If you sell on FBA (Fulfillment by Amazon), Amazon reimburses you for mistakes they make with your inventory, like losing or misplacing inventory/shipments.

However, most FBA sellers don’t realize:

  1. Reimbursements aren’t always automatic. Like tax deductions, the money you’re owed remains in Amazon’s pockets unless you claim for it.

  1. It’s a lot of money. Most of our clients at SellerBench are surprised by how much Amazon owes them.

This article will explain how much money you might be leaving on the table, and some tips on how to get that money back.

HOW MUCH DOES AMAZON OWE FBA SELLERS?

Amazon makes all kinds of mistakes that they reimburse sellers for. For this article, we’ll be looking at the amount of missed reimbursements in categories where Amazon consistently forgets reimbursements: lost/damaged inventory, unreceived shipments, and incorrectly handled refunds/returns.

Across the millions of dollars in reimbursements recovered for our clients, we’ve found that about 0.4%-3.0% of annual sales goes unreimbursed in these categories. Amazon’s missed reimbursement rate can vary due to several factors including: # of orders, # of SKUs, price/category of SKUs.

To illustrate: if your annual sales are $1 million a year, Amazon most likely owes you somewhere between $4,000 to $30,000, a year. If you take a step back further, and if you calculate the tens of billions in sales revenue made through Amazon FBA at an error rate of 0.4%-3.0%, Amazon potentially owes hundreds of millions of dollars to FBA sellers every year.

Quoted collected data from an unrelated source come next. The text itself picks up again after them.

+                const bool take = valid && (!ph1[k] || sc[k].owner == qq.fn);
+                sweep_term(take ? (ph1[k] ? sc[k].g : -sc[k].g) : 0.0f, sc[k].d1, qq.x, qq.c0, qq.c1,
+                           (meta & (1 << 10)) != 0, (meta & (1 << 11)) != 0, eps, magic, acc0, acc1);
+            }
+        }
+    }
+#if SWEEP_COMBINE_MIN <= 64
+    if (npairs >= SWEEP_COMBINE_PAIRS) sweep_combine_rows(cur, acc0, acc1, cur >= 0, lane);
+#endif
+    if (cur >= 0) {
+        double* f = fg[cur & 15];
+        unsafeAtomicAdd(f + ((cur >> 4) & 7), acc0);
+        unsafeAtomicAdd(f + ((cur >> 7) & 7), acc1);
+    }
+}
+
 #ifndef SWEEP_WAVES_EU
 #define SWEEP_WAVES_EU 5
 #endif
@@ -205,7 +304,9 @@
                                                    unsigned long long* __restrict__ ts_slots, int nsort,
                                                    int* __restrict__ wo_dyn, int* __restrict__ wo_tmp,
                                                    const unsigned int* __restrict__ wg_cost,
-                                                   unsigned int* __restrict__ dyn_flag, int n_wo)
+                                                   unsigned int* __restrict__ dyn_flag, int n_wo,
+                                                   SweepItem* __restrict__ surv, int* __restrict__ surv_bf,
+                                                   int2* __restrict__ utab, unsigned long long* __restrict__ gtab, int scap)
 {
     HM_CHAIN_KERNEL();
     typedef typename HmOff<W32>::t OFF;
@@ -213,7 +314,7 @@
     const bool ts_on = hm_ts_enabled(ts_flag) && (threadIdx.x & 63) == 0;
     if (ts_on) hm_ts_store(ts_slots, (long)blockIdx.x * 4 + (threadIdx.x >> 6), 0, ts_t0);
     struct FaceLds { SweepFace f; int pad; };
-    struct ItemLds { SweepItem it; int pad; };
+    typedef SweepItemLds ItemLds;
     __shared__ FaceLds s_face[4][SWEEP_PASS_FACES];
     __shared__ double s_fg[4][SWEEP_PASS_FACES][6];
     __shared__ int s_start[4][64];
@@ -222,6 +323,7 @@
     __shared__ unsigned short s_q[4][SWEEP_UNIT];
     __shared__ int2 s_fam[4][SWEEP_PASS_FACES][12];
     __shared__ int s_fb[4][SWEEP_PASS_FACES][2];
+    __shared__ unsigned long long s_wpairs[4];
     if (nsort && blockIdx.x == 0) {
         raster_reorder(wo_dyn, wo_tmp, wg_cost, dyn_flag, n_wo, reinterpret_cast<unsigned*>(&s_head[0][0]));
         if (ts_on) hm_ts_store(ts_slots, (long)blockIdx.x * 4 + (threadIdx.x >> 6), 1, (unsigned long long)wall_clock64());
@@ -236,13 +338,15 @@
     const unsigned long long tot = sl.total[0];
     const int N = (int)(tot & 0xffffffffull), W = (int)(tot >> 32);
     const int U = (N + SWEEP_UNIT - 1) >> SWEEP_USHIFT;
-    const int xcd = wid & 7;
-    const int xwaves = (nwork >> 3) * 4;
-    const int u_end = (int)(((long)U * (xcd + 1)) >> 3);
+    const int slice = (wid & 7) * (nwork >> 3) + (wid >> 3);
+    const int xwaves = 4;
+    const int u_end = hm_split_slice_begin(U, slice + 1, nwork);
+    unsigned long long wave_pairs = 0ull;
     int first_ahead = -1;
-    for (int u = __builtin_amdgcn_readfirstlane((int)(((long)U * xcd) >> 3) + (wid >> 3) * 4 + wv); u < u_end;
-         u += xwaves) {
+    for (int u = __builtin_amdgcn_readfirstlane(hm_split_slice_begin(U, slice, nwork) + wv); u < u_end; u += xwaves) {
         const int ubeg = u << SWEEP_USHIFT, uend = ubeg + SWEEP_UNIT;
+        const bool handover = u < scap;
+        int u_surv = 0, u_pairs = 0;
 #ifdef SWEEP_UNIT_PROFILE
         const unsigned long long up_t0 = wall_clock64();
         int up_pass = 0, up_trips = 0, up_q = 0, up_rounds = 0;
@@ -462,7 +566,7 @@
                 it.c1 = sweep_item_scale(c1, inv_is, pow2, is);
                 it.base0 = (int)(lid[0] * is) + lo[0];
                 it.base1 = (int)(lid[1] * is) + lo[1];
-                it.nb0 = nb0;
+                it.nb0 = handover ? n : nb0;
                 it.fn = fn;
                 {
                     const int m0 = var ? 2 - edge : edge, k1 = edge == 2 ? 0 : edge + 1, m1 = var ? 2 - k1 : k1;
@@ -470,101 +574,29 @@
                     it.meta = el | ((2 * m0 + comp) << 4) | ((2 * m1 + comp) << 7) | (use0 ? 1 << 10 : 0) |
                               (use1 ? 1 << 11 : 0) | (nb0 << 12);
                 }
+                if (handover) {
+                    const unsigned long long kb = __ballot(n > 0);
+                    if (n > 0) {
+                        const long at = (long)ubeg + u_surv + __popcll(kb & ((1ull << lane) - 1ull));
+                        uint4* dst = reinterpret_cast<uint4*>(surv + at);
+                        dst[0] = make_uint4(__float_as_uint(it.x), __float_as_uint(it.c0), __float_as_uint(it.c1), (unsigned)it.base0);
+                        dst[1] = make_uint4((unsigned)it.base1, (unsigned)it.nb0, (unsigned)it.fn, (unsigned)it.meta);
+                        surv_bf[at] = fc.bf;
+                    }
+                    u_surv += __popcll(kb);
+                    u_pairs += npairs;
+                } else {
                 s_item[wv][lane].it = it;
                 wave_sync();
-                const int* st = s_start[wv];
-                int cur = -1;
-                double acc0 = 0.0, acc1 = 0.0;
-                int carry = 0;
-#pragma unroll 1
-                for (int base = 0; base < npairs; base += 256) {
-                    SWEEP_HOOK_PAIR_ROUND(eps, base);
-#ifdef SWEEP_STATS
-                    if (lane == 0) atomicAdd(&g_sweep_n[11], 1ull);
-#endif
-#ifdef SWEEP_UNIT_PROFILE
-                    ++up_rounds;
-#endif
-                    int4* hd = reinterpret_cast<int4*>(s_head[wv]);
-                    hd[lane] = make_int4(0, 0, 0, 0);
-                    wave_sync();
-                    const int ex = incl - n;
-                    if (n > 0 && ex >= base && ex < base + 256) s_head[wv][ex - base] = lane + 1;
-                    wave_sync();
-                    const int4 h = hd[lane];
-                    int m[4];
-                    m[0] = h.x; m[1] = max(m[0], h.y); m[2] = max(m[1], h.z); m[3] = max(m[2], h.w);
-                    int inc = m[3];
-                    inc = max(inc, __builtin_amdgcn_update_dpp(0, inc, 0x111, 0xf, 0xf, false));
-                    inc = max(inc, __builtin_amdgcn_update_dpp(0, inc, 0x112, 0xf, 0xf, false));
-                    inc = max(inc, __builtin_amdgcn_update_dpp(0, inc, 0x114, 0xf, 0xf, false));
-                    inc = max(inc, __builtin_amdgcn_update_dpp(0, inc, 0x118, 0xf, 0xf, false));
-                    inc = max(inc, __builtin_amdgcn_update_dpp(0, inc, 0x142, 0xa, 0xf, false));
-                    inc = max(inc, __builtin_amdgcn_update_dpp(0, inc, 0x143, 0xc, 0xf, false));
-                    int before = __builtin_amdgcn_update_dpp(0, inc, 0x138, 0xf, 0xf, false);
-                    before = max(before, carry);
-                    carry = max(carry, __builtin_amdgcn_readlane(inc, 63));
-                    SweepSrc sc[4];
-                    int qi[4], qmeta[4];
-                    bool ph1[4];
-#pragma unroll
-                    for (int k = 0; k < 4; ++k) {
-                        const int p = min(base + 4 * lane + k, npairs - 1);
-                        const int i = max(max(before, m[k]) - 1, 0);
-                        const int r = max(p - st[i], 0);
-                        const SweepItem& qq = s_item[wv][i].it;
-                        qmeta[k] = qq.meta;
-                        const int q_nb0 = qmeta[k] >> 12;
-                        ph1[k] = r >= q_nb0;
-                        qi[k] = i;
-                        OFF at = (OFF)qq.base0 + r;
-                        if (ph1[k]) at = (OFF)qq.base1 + (r - q_nb0);
-                        sc[k] = *hm_at<W32>(srcs, at);
-                    }
-#if SWEEP_COMBINE_MIN <= 64
-                    if (base > 0) {
-                        const int key0 = base + 4 * lane < npairs ? (qmeta[0] & 0x3ff) : cur;
-                        sweep_combine_rows(cur, acc0, acc1, cur >= 0 && key0 != cur, lane);
-                    }
-#endif
-#pragma unroll
-                    for (int k = 0; k < 4; ++k) {
-                        {
-                            const bool valid = base + 4 * lane + k < npairs;
-                            const SweepItem& qq = s_item[wv][qi[k]].it;
-                            const int meta = qmeta[k], key = valid ? (meta & 0x3ff) : cur;
-                            if (key != cur) {
-                                if (cur >= 0) {
-#ifdef SWEEP_HOOK_FLUSH
-                                    SWEEP_HOOK_FLUSH(eps, s_fg[wv], lane, cur, acc0, acc1);
-#else
-                                    double* f = s_fg[wv][cur & 15];
-                                    unsafeAtomicAdd(f + ((cur >> 4) & 7), acc0);
-                                    unsafeAtomicAdd(f + ((cur >> 7) & 7), acc1);
-#endif
-                                }
-                                cur = key;
-                                acc0 = 0.0;
-                                acc1 = 0.0;
-                            }
-                            const bool take = valid && (!ph1[k] || sc[k].owner == qq.fn);
-                            sweep_term(take ? (ph1[k] ? sc[k].g : -sc[k].g) : 0.0f, sc[k].d1, qq.x, qq.c0, qq.c1,
-                                       (meta & (1 << 10)) != 0, (meta & (1 << 11)) != 0, eps, magic, acc0, acc1);
-                        }
-                    }
-                }
-#if SWEEP_COMBINE_MIN <= 64
-                if (npairs >= SWEEP_COMBINE_PAIRS) sweep_combine_rows(cur, acc0, acc1, cur >= 0, lane);
-#endif
-                if (cur >= 0) {
-                    double* f = s_fg[wv][cur & 15];
-                    unsafeAtomicAdd(f + ((cur >> 4) & 7), acc0);
-                    unsafeAtomicAdd(f + ((cur >> 7) & 7), acc1);
+#ifndef SWEEP_UNIT_PROFILE
+                int up_rounds = 0;
+#endif
+                sweep_pair_rounds<W32>(s_start[wv], s_head[wv], s_item[wv], s_fg[wv], srcs, lane, incl, n, npairs, eps, magic, up_rounds);
                 }
             }
             wave_sync();
             }
-            if (lane < nfp) {
+            if (!handover && lane < nfp) {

(Another mistake category we wanted to explore is when Amazon overcharges on orders for fulfillment or referral fees due to incorrect measurement or incorrect categorization. However, we’ve left this out since Amazon’s error rate can differ significantly account to account.)

HOW DO FBA SELLERS GET THAT MONEY BACK?

Several services and software exist to help you recover reimbursements, and they all take two different approaches to reimbursement recovery:

Approach 1: DIY (Do it yourself)

Sellers with the tenacity to do reimbursement recovery themselves will typically use Excel to navigate the reports they pull from Amazon, or employ specialized do-it-yourself (DIY) software.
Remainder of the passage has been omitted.